Christmas at Al's was a little smaller this year, since several people who had been there last year didn't make it this year. Dave and Mary had to give it a pass; her grandmother wasn't doing well, and it might be the last family Christmas for her, so they drove from Mexico to her parent's home in St. Louis for the holiday. Jennlynn and Myleigh were also among the missing, as was Ben -- he'd found a job in Phoenix and wasn't likely to quit when spring rolled around -- but Carl and Duane were there, both newcomers.

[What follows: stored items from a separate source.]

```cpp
struct Launch {
    int kind;
    int64_t first;
// ... 193 lines not shown
    int64_t* d_Lsip = nullptr;
    int32_t* d_Lsi = nullptr;
    int64_t* d_Lsxp = nullptr;
    double* d_Lsx = nullptr;
    int* d_info = nullptr;
    int n_tickets = 0;
    bool gemm_dynamic = true;

    PotrfTask* d_potrf = nullptr;
    TrsmTask* d_trsm = nullptr;
    StepTask* d_steps = nullptr;
    int* d_flags = nullptr;
    double* d_tinv = nullptr;
    int epoch = 0;
    std::vector<uint64_t> h_hash;
    int hash_epoch = -1;
    GemmProb* d_probs = nullptr;
    GemmTask* d_gtasks = nullptr;
    GemmTask* d_stasks = nullptr;
    uint32_t* d_ktprefix = nullptr;
    int32_t* d_relmap = nullptr;

    std::vector<Launch> launches;
    int nlevels = 0;
    int64_t n_gemm_tasks = 0, n_pairs = 0;
    double flops_tiles = 0, flops_tiles_update = 0;
    double flops_update_small = 0;
    double flops_exec = 0, flops_update = 0, scatter_elems = 0, flops_panel_gemm = 0, flops_outer_gemm = 0;
    size_t bytes_device = 0;
    bool values_set = false;

    bool profiling = false;
    double last_ms = 0, last_load_ms = 0, last_panel_ms = 0, last_update_ms = 0;
    double last_kind_ms[8] = {0, 0, 0, 0, 0, 0, 0, 0};
    int last_status = SF_OK;

    std::vector<int64_t> h_Lsip, h_Lsxp;
    std::vector<int32_t> h_Super;
    std::vector<int> level_of;
};


int sf_dl_begin(sf_chol_plan* p, double* host_out);
extern "C" int sf_plan_panel_hashes(sf_chol_plan* p, const uint64_t** out);
int sf_dl_end(sf_chol_plan* p);
int sf_plan_import_from(sf_chol_plan* dst, sf_chol_plan* const* parts, int nparts);
int sf_seg_begin(sf_chol_plan* p, sf_long k, void** dptr, sf_long* count);
void* sf_plan_stream2(sf_chol_plan* p);
int sf_seg_reduced(sf_chol_plan* p, sf_long k);
int sf_seg_finish(sf_chol_plan* p, sf_long k);
int sf_seg_is_owner_segment(const sf_chol_plan* p, sf_long k);
int sf_seg_bcast_begin(sf_chol_plan* p, sf_long k, void** dptr, sf_long* count);
int sf_seg_bcast_finish(sf_chol_plan* p, sf_long k);
int sf_seg_early(const sf_chol_plan* p, sf_long k);
```

Baseline: 52690 GFLOP/s.

## Chain all inner panel steps of an outer block into one flag-synchronized launch

Adds a chained variant of the fused panel step kernel. It processes all inner 64-column steps of a 512-column outer block in a single launch. Workgroups wait on per-row-block agent-scope flags, bumped after each step, instead of relying on kernel boundaries between steps. The planner uses it for mid-sized Cholesky blocks, selected by a work-group count window. The aim is to remove per-step launch overhead and serialization. The cost is spin-waiting, atomic-scope loads and stores on panel data, and a deadlock risk if dependent workgroups are not resident.

```diff
diff --git a/sparse-matrix-factorization-library_amd/csrc/sf_chol_plan.hip b/sparse-matrix-factorization-library_amd/csrc/sf_chol_plan.hip
--- a/sparse-matrix-factorization-library_amd/csrc/sf_chol_plan.hip
+++ b/sparse-matrix-factorization-library_amd/csrc/sf_chol_plan.hip
@@ -262,6 +262,10 @@
                 sf::launch_step(p->d_steps + L.first, L.count, p->lu ? 1 : 0, p->d_Lsx, p->d_flags, p->epoch, p->d_info, p->d_tinv,
                                 p->d_info + 1 + L.ticket, pc, st);
                 break;
+            case 8:
+                sf::launch_step_chain(p->d_steps + L.first, L.count, p->d_Lsx, p->d_flags, p->epoch, p->d_info, p->d_tinv,
+                                      p->d_info + 1 + L.ticket, st);
+                break;
             case 2:
             case 3:
             case 4: {
@@ -1089,7 +1093,7 @@
     if (k == "last_trsm_ms") return p->last_kind_ms[1];
     if (k == "last_inner_gemm_ms") return p->last_kind_ms[2];
     if (k == "last_outer_gemm_ms") return p->last_kind_ms[4];
-    if (k == "last_step_ms") return p->last_kind_ms[5];
+    if (k == "last_step_ms") return p->last_kind_ms[5] + p->last_kind_ms[8];
     if (k == "last_small_update_ms") return p->last_kind_ms[6];
     if (k == "flops_update_small") return p->flops_update_small;
     if (k == "flops_outer_gemm") return p->flops_outer_gemm;
diff --git a/sparse-matrix-factorization-library_amd/csrc/sf_kernels.h b/sparse-matrix-factorization-library_amd/csrc/sf_kernels.h
--- a/sparse-matrix-factorization-library_amd/csrc/sf_kernels.h
+++ b/sparse-matrix-factorization-library_amd/csrc/sf_kernels.h
@@ -110,6 +110,8 @@
 void launch_trsm(const TrsmTask* tasks, int ntasks, double* Lsx, const int32_t* pivinv, hipStream_t st);
 void launch_step(const StepTask* tasks, int ntasks, int lu, double* Lsx, int* flags, int epoch, int* info, double* tinv, int* ticket,
                  PivotCtl pc, hipStream_t st);
+void launch_step_chain(const StepTask* tasks, int ntasks, double* Lsx, int* flags, int epoch, int* info, double* tinv, int* ticket,
+                       hipStream_t st);
 void launch_build_relmaps(const GemmProb* probs, int nprobs, const int32_t* Lsi, int32_t* RelMap, hipStream_t st);
 
 void launch_gemm(const GemmProb* probs, const GemmTask* tasks, const uint32_t* kt_prefix, int ntasks, uint32_t u_lo, uint32_t u_hi,
diff --git a/sparse-matrix-factorization-library_amd/csrc/sf_kernels.hip b/sparse-matrix-factorization-library_amd/csrc/sf_kernels.hip
--- a/sparse-matrix-factorization-library_amd/csrc/sf_kernels.hip
+++ b/sparse-matrix-factorization-library_amd/csrc/sf_kernels.hip
@@ -1653,8 +1653,13 @@
 __device__ __forceinline__ int ld_agent(const int* p) {
     return __hip_atomic_load(p, __ATOMIC_RELAXED, __HIP_MEMORY_SCOPE_AGENT);
 }
-
-template <bool LU>
+__device__ __forceinline__ void st_agent(double* p, double v) {
+    __hip_atomic_store(p, v, __ATOMIC_RELAXED, __HIP_MEMORY_SCOPE_AGENT);
+}
+template <bool CHAIN> __device__ __forceinline__ double ld_step(const double* p) { return CHAIN ? ld_agent(p) : *p; }
+template <bool CHAIN> __device__ __forceinline__ void st_step(double* p, double v) { if (CHAIN) st_agent(p, v); else *p = v; }
+
+template <bool LU, bool CHAIN = false>
 __global__ void __launch_bounds__(256, LU ? SF_LU_STEP_WGS : 3)
 k_step(const StepTask* __restrict__ tasks, double* __restrict__ Lsx, int* __restrict__ flags, int epoch, int* __restrict__ info,
        double* __restrict__ tinv, int* __restrict__ ticket, PivotCtl pc) {
@@ -1682,7 +1687,27 @@
     const int fr = lane & 15, fk = lane >> 4;
     const int64_t ld = t.ld;
     const int b = t.b, nrows = t.nrows;
-    const int nhp = ((is_pre ? t.diag - NB : t.diag) - t.J) / NB;
+    static_assert(!(LU && CHAIN), "chain launches are Cholesky only");
+    const int nhp = (CHAIN && is_diag) ? 0 : ((is_pre ? t.diag - NB : t.diag) - t.J) / NB;
+    const int cstep = CHAIN ? (t.diag - t.J) / NB : 0;
+    const int wtag = (int)((unsigned)epoch * 16u);
+    int* __restrict__ words = flags + (CHAIN ? t.pad : 0);
+    const int wlo = CHAIN ? (t.row0 - t.J) / NB : 0;
+    if (CHAIN && cstep > 0) {
+        if (tid == 0) {
+            const int whi = (t.row0 + t.nrows - 1 - t.J) / NB;
+            int spins = 0;
+            for (int k = 0; k < 3; ++k) {
+                const int w = k == 0 ? wlo : k == 1 ? whi : cstep;
+                while (ld_agent(words + w) != wtag + cstep) {
+                    __builtin_amdgcn_s_sleep(16);
+                    if (++spins > ST_SPIN_LIMIT) { atomicOr(info, 2); break; }
+                }
+            }
+            asm volatile("s_waitcnt vmcnt(0)" ::: "memory");
+        }
+        __syncthreads();
+    }
     double* __restrict__ Ag = Lsx + t.panel + t.row0 + (int64_t)t.diag * ld;
     const double* __restrict__ Dg = Lsx + t.xpanel + t.diag + (int64_t)t.diag * ld;
 
@@ -1702,7 +1727,11 @@
         auto load_x = [&](int sel, int h) __attribute__((always_inline)) {
             const int hc = min(h, nch - 1);
 #pragma unroll
-            for (int q = 0; q < 4; ++q) rx[sel][q] = *reinterpret_cast<const double2_t*>(xp + (int64_t)(hc * ST_KC + pk0 + 8 * q) * ld);
+            for (int q = 0; q < 4; ++q) {
+                const double* __restrict__ xq = xp + (int64_t)(hc * ST_KC + pk0 + 8 * q) * ld;
+                if (CHAIN) rx[sel][q] = (double2_t){ld_agent(xq), ld_agent(xq + 1)};
+                else rx[sel][q] = *reinterpret_cast<const double2_t*>(xq);
+            }
         };
         auto store_x = [&](int buf, int sel) __attribute__((always_inline)) {
 #pragma unroll
@@ -1711,7 +1740,7 @@
         auto load_y = [&](int slot, int hh) __attribute__((always_inline)) {
             const int hc = min(hh, nhalf - 1);
 #pragma unroll
-            for (int kk = 0; kk < 4; ++kk) fy[slot][kk] = yp[(int64_t)(hc * (ST_KC / 2) + 4 * kk) * ld];
+            for (int kk = 0; kk < 4; ++kk) fy[slot][kk] = ld_step<CHAIN>(yp + (int64_t)(hc * (ST_KC / 2) + 4 * kk) * ld);
         };
         auto compute = [&](int par, int h) __attribute__((always_inline)) {
             load_y((2 * par + 3) & 3, 2 * h + 3);
@@ -1812,7 +1841,7 @@
                 const int cj = 16 * q + fk + 4 * r;
                 const int cic = min(ci, nrows - 1), cjc = min(cj, b - 1);
                 double v = (ci == cj) ? 1.0 : 0.0;
-                const double av = Ag[cic + (int64_t)cjc * ld];
+                const double av = ld_step<CHAIN>(Ag + cic + (int64_t)cjc * ld);
                 if (ci < nrows && cj < b && cj <= ci) v = av - acc[q][r];
                 U[cj * ST_ULD + ci] = v;
             }
@@ -2121,7 +2150,7 @@
 #pragma unroll
             for (int r = 0; r < 4; ++r) {
                 const int cj = 16 * q + fk + 4 * r;
-                if (ci < nrows && cj < b) Ag[ci + (int64_t)cj * ld] = x[r];
+                if (ci < nrows && cj < b) st_step<CHAIN>(Ag + ci + (int64_t)cj * ld, x[r]);
             }
             if (!LU && t.next_b > 0) {
                 __syncthreads();
@@ -2142,15 +2171,20 @@
 #pragma unroll
                 for (int r = 0; r < 4; ++r) {
                     const int cj = 16 * ct + fk + 4 * r;
-                    old[r] = Dn[min(ci, nb - 1) + (int64_t)min(cj, nb - 1) * ld];
+                    old[r] = ld_step<CHAIN>(Dn + min(ci, nb - 1) + (int64_t)min(cj, nb - 1) * ld);
                 }
 #pragma unroll
                 for (int r = 0; r < 4; ++r) {
                     const int cj = 16 * ct + fk + 4 * r;
-                    if (ci < nb && cj <= ci) Dn[ci + (int64_t)cj * ld] = old[r] - d[r];
+                    if (ci < nb && cj <= ci) st_step<CHAIN>(Dn + ci + (int64_t)cj * ld, old[r] - d[r]);
                 }
             }
         }
+    }
+    if (CHAIN && b == NB) {
+        asm volatile("s_waitcnt vmcnt(0)" ::: "memory");
+        __syncthreads();
+        if (tid == 0) __hip_atomic_store(words + wlo, wtag + cstep + 1, __ATOMIC_RELAXED, __HIP_MEMORY_SCOPE_AGENT);
     }
 }
 
@@ -2159,6 +2193,13 @@
     if (ntasks <= 0) return;
     if (lu) hipLaunchKernelGGL(k_step<true>, dim3(ntasks), dim3(256), 0, st, tasks, Lsx, flags, epoch, info, tinv, ticket, pc);
     else hipLaunchKernelGGL(k_step<false>, dim3(ntasks), dim3(256), 0, st, tasks, Lsx, flags, epoch, info, tinv, ticket, pc);
+}
+
+void launch_step_chain(const StepTask* tasks, int ntasks, double* Lsx, int* flags, int epoch, int* info, double* tinv, int* ticket,
+                       hipStream_t st) {
+    if (ntasks <= 0) return;
+    hipLaunchKernelGGL((k_step<false, true>), dim3(ntasks), dim3(256), 0, st, tasks, Lsx, flags, epoch, info, tinv, ticket,
+                       PivotCtl{0.0, 0.0, nullptr, nullptr, nullptr});
 }
 
 __global__ void __launch_bounds__(256)
diff --git a/sparse-matrix-factorization-library_amd/csrc/sf_plan_build.hip b/sparse-matrix-factorization-library_amd/csrc/sf_plan_build.hip
--- a/sparse-matrix-factorization-library_amd/csrc/sf_plan_build.hip
+++ b/sparse-matrix-factorization-library_amd/csrc/sf_plan_build.hip
@@ -44,6 +44,8 @@
     bool trace = false;
     int su_maxk = sf::SU_MAXK;
     int64_t fuse_max = 32 * sf::GEMM_GRID;
+    bool chain = true;
+    int64_t chain_min = 600, chain_max = 2000;
     bool lookahead = true;
     bool use_graph = false;
     bool top_owner = false;
@@ -64,6 +66,9 @@
     k.trace = getenv("SF_TRACE") != nullptr;
     if (const char* env = sf_exp_env("SF_SU_MAXK")) k.su_maxk = atoi(env);
     if (const char* env = getenv("SF_FUSE_MAX")) k.fuse_max = strtoll(env, nullptr, 10);
+    if (const char* env = getenv("SF_CHAIN")) k.chain = atoi(env) != 0;
+    if (const char* env = getenv("SF_CHAIN_MIN")) k.chain_min = strtoll(env, nullptr, 10);
+    if (const char* env = getenv("SF_CHAIN_MAX")) k.chain_max = strtoll(env, nullptr, 10);
     if (const char* env = getenv("SF_LOOKAHEAD")) k.lookahead = atoi(env) != 0;
     if (const char* env = getenv("SF_GRAPH")) k.use_graph = atoi(env) != 0;
     if (const char* env = getenv("SF_TOP_OWNER")) k.top_owner = atoi(env) != 0;
@@ -586,6 +591,55 @@
     }
     T.max_diag_tasks = std::max<int64_t>(T.max_diag_tasks, (int64_t)slot_of.size());
     return SF_OK;
+}
+
+static void chain_block(const PlanInput& in, const Layout& lay, const LevelSet& LS, PlanTables& T, sf_chol_plan& p, int jo, sf_long maxcol) {
+    const int J = jo * sf::OUTER_NB, ninner = sf::OUTER_NB / sf::NB;
+    const std::vector<int64_t>& XP = lay.XP;
+    std::vector<StepTask>& steps = T.steps;
+    const int64_t d0 = (int64_t)steps.size();
+    std::vector<int32_t> wbase(LS.sn.size(), -1), flag_of(LS.sn.size()), slot_of(LS.sn.size());
+    for (size_t si = 0; si < LS.sn.size(); ++si) {
+        const sf_long s = LS.sn[si];
+        if (J >= in.nscol(s)) continue;
+        wbase[si] = T.n_flags;
+        T.n_flags += (int32_t)((in.nsrow(s) - J + sf::NB - 1) / sf::NB);
+    }
+    int32_t nslot = 0;
+    for (int ti = 0; ti < ninner; ++ti) {
+        const int diag = J + ti * sf::NB;
+        if (diag >= maxcol) break;
+        for (size_t si = 0; si < LS.sn.size(); ++si) {
+            const sf_long s = LS.sn[si];
+            const int nscol = (int)in.nscol(s), nsrow = (int)in.nsrow(s);
+            flag_of[si] = slot_of[si] = -1;
+            if (diag >= nscol) continue;
+            const int b = std::min(sf::NB, nscol - diag);
+            flag_of[si] = T.n_flags++;
+            slot_of[si] = nslot++;
+            steps.push_back(StepTask{XP[s], XP[s], nsrow, J, diag, b, diag, b, flag_of[si], 0, slot_of[si], 0, (int32_t)in.Super[s], wbase[si]});
+            if (ti > 0) p.flops_panel_gemm += (double)b * (b + 1) * (diag - J) + 2.0 * (nsrow - diag - b) * (double)b * (diag - J);
+        }
+        for (int pass = 0; pass < 2; ++pass)
+            for (size_t si = 0; si < LS.sn.size(); ++si) {
+                if (flag_of[si] < 0) continue;
+                const sf_long s = LS.sn[si];
+                const int nscol = (int)in.nscol(s), nsrow = (int)in.nsrow(s);
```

What with everything, including no dressing-up practical joke and no Myleigh with her harp, it seemed just a little muted from the year before.
Two days after Christmas, Al, Karin, Crystal, and Scooter headed down to Phoenix, and once again Jon and Tanisha dropped them at the airport. At one point there had been some discussion about them joining the surfing trip, but apparently there was something critical going on at Lambdatron, so they had to cancel. They had, however, informed the bosses that they were going to be taking off for the wedding, and if something critical was scheduled in that period, it was just going to be tough; they weren't going to be there.
Fortunately, their reservations were honored this time, since they couldn't call on Jennlynn for backup -- they knew she was out on the Hoffman's Nevada ranch somewhere and figured she was enjoying herself. A few hours later they were getting out of a rental car at Buddha and Giselle's, to find Myleigh already there -- and with a surprise! At the last minute, Randy and Nicole had decided to sneak down for a few days before she had to go back to teaching.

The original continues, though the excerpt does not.